Monday, October 11, 2010

Another Harper "Enemy" Feels His Wrath: StatsCan

Another group that has been added to Stephen Harper's "enemy" list in his war on facts, StatsCanada, is facing a substantial decrease in their budget, for challenging Harper's misguided decision to scrap the mandatory long-form census.
This is not good for the future of our country.
Statistics Canada, already reeling from the long-form census debacle, is chopping at least five surveys after being ordered to find $7 million in savings. The beleaguered agency plans to drop a pair of environmental surveys, a health report and two sets of business statistics, along with other measures to meet budgetary demands from the Conservative government.

"If we keep going down this path ... we are at serious risk of eroding the quality of our statistics to unacceptable levels," Munir Sheikh, then chief statistician, warned in a May 31 letter to Treasury Board weeks before he quit his post over the long-form census controversy. "Our collections systems are becoming outdated, we have less than optimal levels of automation of our processes and we suffer from a lack of proper documentation that can be risky."
Cuts their funding, but is still going through with corporate tax cuts, prisons for imaginary prisoners and useless fighter jets.

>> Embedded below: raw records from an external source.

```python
class _SoftmaxFocalFn(torch.autograd.Function):
    @staticmethod
    def forward(ctx, logits, target, gamma):
        ctx.gamma = gamma
        ctx.save_for_backward(logits, target)
        return hip.softmax_focal_fwd(logits.contiguous(), target, gamma)

    @staticmethod
    def backward(ctx, g):
        logits, target = ctx.saved_tensors
        return hip.softmax_focal_bwd(logits.contiguous(), target, ctx.gamma, g.reshape(1).contiguous().float()), None, None


def softmax_focal_sum(logits, target, gamma):
    return _SoftmaxFocalFn.apply(logits, target, gamma)


class _Subsample2Fn(torch.autograd.Function):

    @staticmethod
    def forward(ctx, x, out_holder):
        ctx.shape = tuple(x.shape)
        out = out_holder[0]
        out.copy_(x[:, ::2, ::2, :])
        return out

    @staticmethod
    def backward(ctx, g):
        dx = torch.zeros(ctx.shape, dtype=g.dtype, device=g.device)
        dx[:, ::2, ::2, :] = g
        return dx, None


def subsample2_into(x, out):
    if torch.is_grad_enabled() and x.requires_grad:
        return _Subsample2Fn.apply(x, (out,))
    out.copy_(x[:, ::2, ::2, :])
    return out
```

Before: 345.4.

## Fuse FCOS focal and localization loss branches into joint kernels with bf16 gradient handoff

Replaces the separate per-branch focal loss launches (supervised and pseudo-label classification) with one joint kernel that reads the logits once and accumulates both sums. The three localization-loss branches are likewise fused into one forward and one backward kernel. The focal backward can also write a padded 16-bit gradient straight into the classification conv's dgrad input, handed over through a parked Grad16Handoff token. The aim is to cut repeated reads of logits and box tensors, the extra launches, and a later cast and pad of the gradient. The cost is a more complex autograd handoff that raises an error if the parked gradient is never consumed.

```diff
diff --git a/include/utv2.h b/include/utv2.h
--- a/include/utv2.h
+++ b/include/utv2.h
@@ -155,6 +155,18 @@
 int utv2_fcos_loc_terms_bwd_acc(const int* labels, const float* box, int box_stride, const float* reg_targets, const float* bvars,
                                 int64_t P, int num_classes, int reg_max, float ts_better, float ts_cert, int flags, const float* coef8,
                                 const float* gscale, float* dbox, int accumulate, utv2_stream_t stream);
+int utv2_sigmoid_focal_joint_fwd(const float* logits, const int* labels_a, const int* labels_b, int64_t P, int C, float alpha, float gamma,
+                                 float* loss_sums, float* ws, utv2_stream_t stream);
+int utv2_sigmoid_focal_joint_bwd_pad16(const float* logits, const int* labels_a, const int* labels_b, int64_t P, int C, float alpha,
+                                       float gamma, const float* coef_a, const float* coef_b, const float* gscale, void* out16, int cpad,
+                                       utv2_stream_t stream);
+int utv2_fcos_loc_terms_joint_fwd(const int* const* labels, const float* box, int box_stride, const float* const* reg_targets,
+                                  const float* const* bvars, int64_t P, int num_classes, int reg_max, const float* ts_better,
+                                  const float* ts_cert, const int* flags, float* sums, float* ws, utv2_stream_t stream);
+int utv2_fcos_loc_terms_joint_bwd(const int* const* labels, const float* box, int box_stride, const float* const* reg_targets,
+                                  const float* const* bvars, int64_t P, int num_classes, int reg_max, const float* ts_better,
+                                  const float* ts_cert, const int* flags, const float* const* coef8, const float* gscale, float* dbox,
+                                  utv2_stream_t stream);
 int utv2_fcos_loss_combine(const float* focal_sup, const float* sums_sup, const float* focal_cls, const float* sums_cls,
                            const float* sums_reg, const float* norm, float world, int flags, float kl_weight, const float* wmul_host,
                            const float* wdiv_host, float* rec, float* coef, utv2_stream_t stream);
diff --git a/unbiased-teacher-v2_amd/csrc/fcos.hip b/unbiased-teacher-v2_amd/csrc/fcos.hip
--- a/unbiased-teacher-v2_amd/csrc/fcos.hip
+++ b/unbiased-teacher-v2_amd/csrc/fcos.hip
@@ -195,6 +195,76 @@
   }
 }
 
+__global__ __launch_bounds__(256) void focal_joint_fwd_kernel(const float* __restrict__ logits, const int* __restrict__ labels_a,
+                                                            const int* __restrict__ labels_b, size_t P, int C, float alpha, float gamma,
+                                                            float* __restrict__ partial) {
+  __shared__ float red[4];
+  float acc_a = 0.f, acc_b = 0.f;
+  const unsigned C4 = (unsigned)C >> 2, total4 = (unsigned)(P * (size_t)C4);
+  for (unsigned i4 = blockIdx.x * blockDim.x + threadIdx.x; i4 < total4; i4 += gridDim.x * blockDim.x) {
+    const unsigned row = i4 / C4;
+    const int c = (int)(i4 - row * C4) * 4;
+    const int la = labels_a[row], lb = labels_b[row];
+    if (la < 0 && lb < 0) continue;
+    const f32x4 v = ((const f32x4*)logits)[i4];
+    if (la >= 0) {
+#pragma unroll
+      for (int e = 0; e < 4; ++e) acc_a += focal_term(v[e], la == c + e ? 1.f : 0.f, alpha, gamma, nullptr);
+    }
+    if (lb >= 0) {
+#pragma unroll
+      for (int e = 0; e < 4; ++e) acc_b += focal_term(v[e], lb == c + e ? 1.f : 0.f, alpha, gamma, nullptr);
+    }
+  }
+  const float sa = block_reduce_sum(acc_a, red);
+  const float sb = block_reduce_sum(acc_b, red);
+  if (threadIdx.x == 0) {
+    partial[2 * blockIdx.x] = sa;
+    partial[2 * blockIdx.x + 1] = sb;
+  }
+}
+
+__global__ __launch_bounds__(256) void focal_joint_bwd_pad16_kernel(const float* __restrict__ logits, const int* __restrict__ labels_a,
+                                                                  const int* __restrict__ labels_b, size_t P, int C, float alpha,
+                                                                  float gamma, const float* __restrict__ coef_a,
+                                                                  const float* __restrict__ coef_b, const float* __restrict__ gscale,
+                                                                  h16_t* __restrict__ out, int cpad) {
+  const float gs = gscale ? gscale[0] : 1.f;
+  const float ka = coef_a[0] * gs, kb = coef_b[0] * gs;
+  const unsigned C4 = (unsigned)C >> 2, qp = (unsigned)cpad >> 2, total = (unsigned)(P * (size_t)qp);
+  for (unsigned i = blockIdx.x * blockDim.x + threadIdx.x; i < total; i += gridDim.x * blockDim.x) {
+    const unsigned row = i / qp, c4 = i - row * qp;
+    f32x4 g = {0.f, 0.f, 0.f, 0.f};
+    if (c4 < C4) {
+      const int la = labels_a[row], lb = labels_b[row];
+      if (la >= 0 || lb >= 0) {
+        const int c = (int)c4 * 4;
+        const f32x4 v = ((const f32x4*)logits)[(size_t)row * C4 + c4];
+        if (la >= 0) {
+#pragma unroll
+          for (int e = 0; e < 4; ++e) {
+            float ge;
+            focal_term(v[e], la == c + e ? 1.f : 0.f, alpha, gamma, &ge);
+            g[e] += ge * ka;
+          }
+        }
+        if (lb >= 0) {
+#pragma unroll
+          for (int e = 0; e < 4; ++e) {
+            float ge;
+            focal_term(v[e], lb == c + e ? 1.f : 0.f, alpha, gamma, &ge);
+            g[e] += ge * kb;
+          }
+        }
+      }
+    }
+    bf16x4_t o;
+#pragma unroll
+    for (int e = 0; e < 4; ++e) o[e] = (h16_t)g[e];
+    ((bf16x4_t*)out)[i] = o;
+  }
+}
+
 __global__ __launch_bounds__(256) void sum_partials_kernel(const float* __restrict__ partial, int n, int ncols,
                                                            float* __restrict__ out) {
   __shared__ double red[256];
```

Seven million after promising 200 million to a professional hockey team becasue it's owned by his Fox News North buddy.

When will Canadians say "enough is enough".

Thursday, October 7, 2010

If Just One Person Complaining Will Cause This Government to Act, I Have a Complaint

In a continuation of the Harper government's weak arguments for scrapping the long form census, Tony Clement is now saying that even if there is only one dissenting voice, that's reason enough to make the change.

But it's been a journey for poor Tony to reach that level of enlightenment.

At first he simply lied, suggesting that this was all StatCanada's idea:
The Harper government asserted that the voluntary long form option was an idea put forth by Statistics Canada, when in reality the department was in favour of the mandatory long form option (which is supported by virtually all of Canada’s leading business, academic, government, and civil society groups). Also advocating for the mandatory long form option were Mark Carney, the governor of the Bank of Canada, and the governments of Ontario and Quebec, which have decades of experience using the data provided by the census. In a letter dated September 11, 2010, the minister of industry, Tony Clement stated, “The chief statistician has indicated that this new approach will provide useful and usable data that can meet the needs of many users.”
Then he, with the help of the hapless Maxime Bernier, just started making stuff up.
An Industry Canada employee questioned Conservative MP Maxime Bernier's claims in July that as minister he received about 1,000 complaints a day about the mandatory long-form census, internal documents obtained by CBC News show. Maxime Bernier said in July his office received about 1,000 complaints a day about the mandatory long-form census when he oversaw it in 2006 as industry minister. (Tom Hanson/Canadian Press)The former industry minister, now a Conservative backbencher, said in July of this year that he was blitzed by complaints when he oversaw the 2006 census as minister.

However, in a July 18 email found among documents obtained by CBC News through an access-to-information request, ministry employee Paul Halucha asked a high-ranking official at Statistics Canada whether the agency had any numbers to back up Bernier's statement. Industry Canada's "internal survey of correspondence did not show anything close to a thousand a day," he wrote to Statistics Canada's Connie Graziadei, adding in brackets "we got a standard 25-30 a year."
And the majority of those complaints were because our census forms are now being processed by the arms dealer Lockheed-Martin.

The blogger Vanity Press has invited her readers to issue their 'one complaint'. But maybe we should create a scroll. Everyone write down their 'one complaint', sign it and we'll send it to the government. That way we'll be able to set the agenda.

But let's not kid ourselves. We all know whose 'one' voice this really was. The only voice now allowed in this country.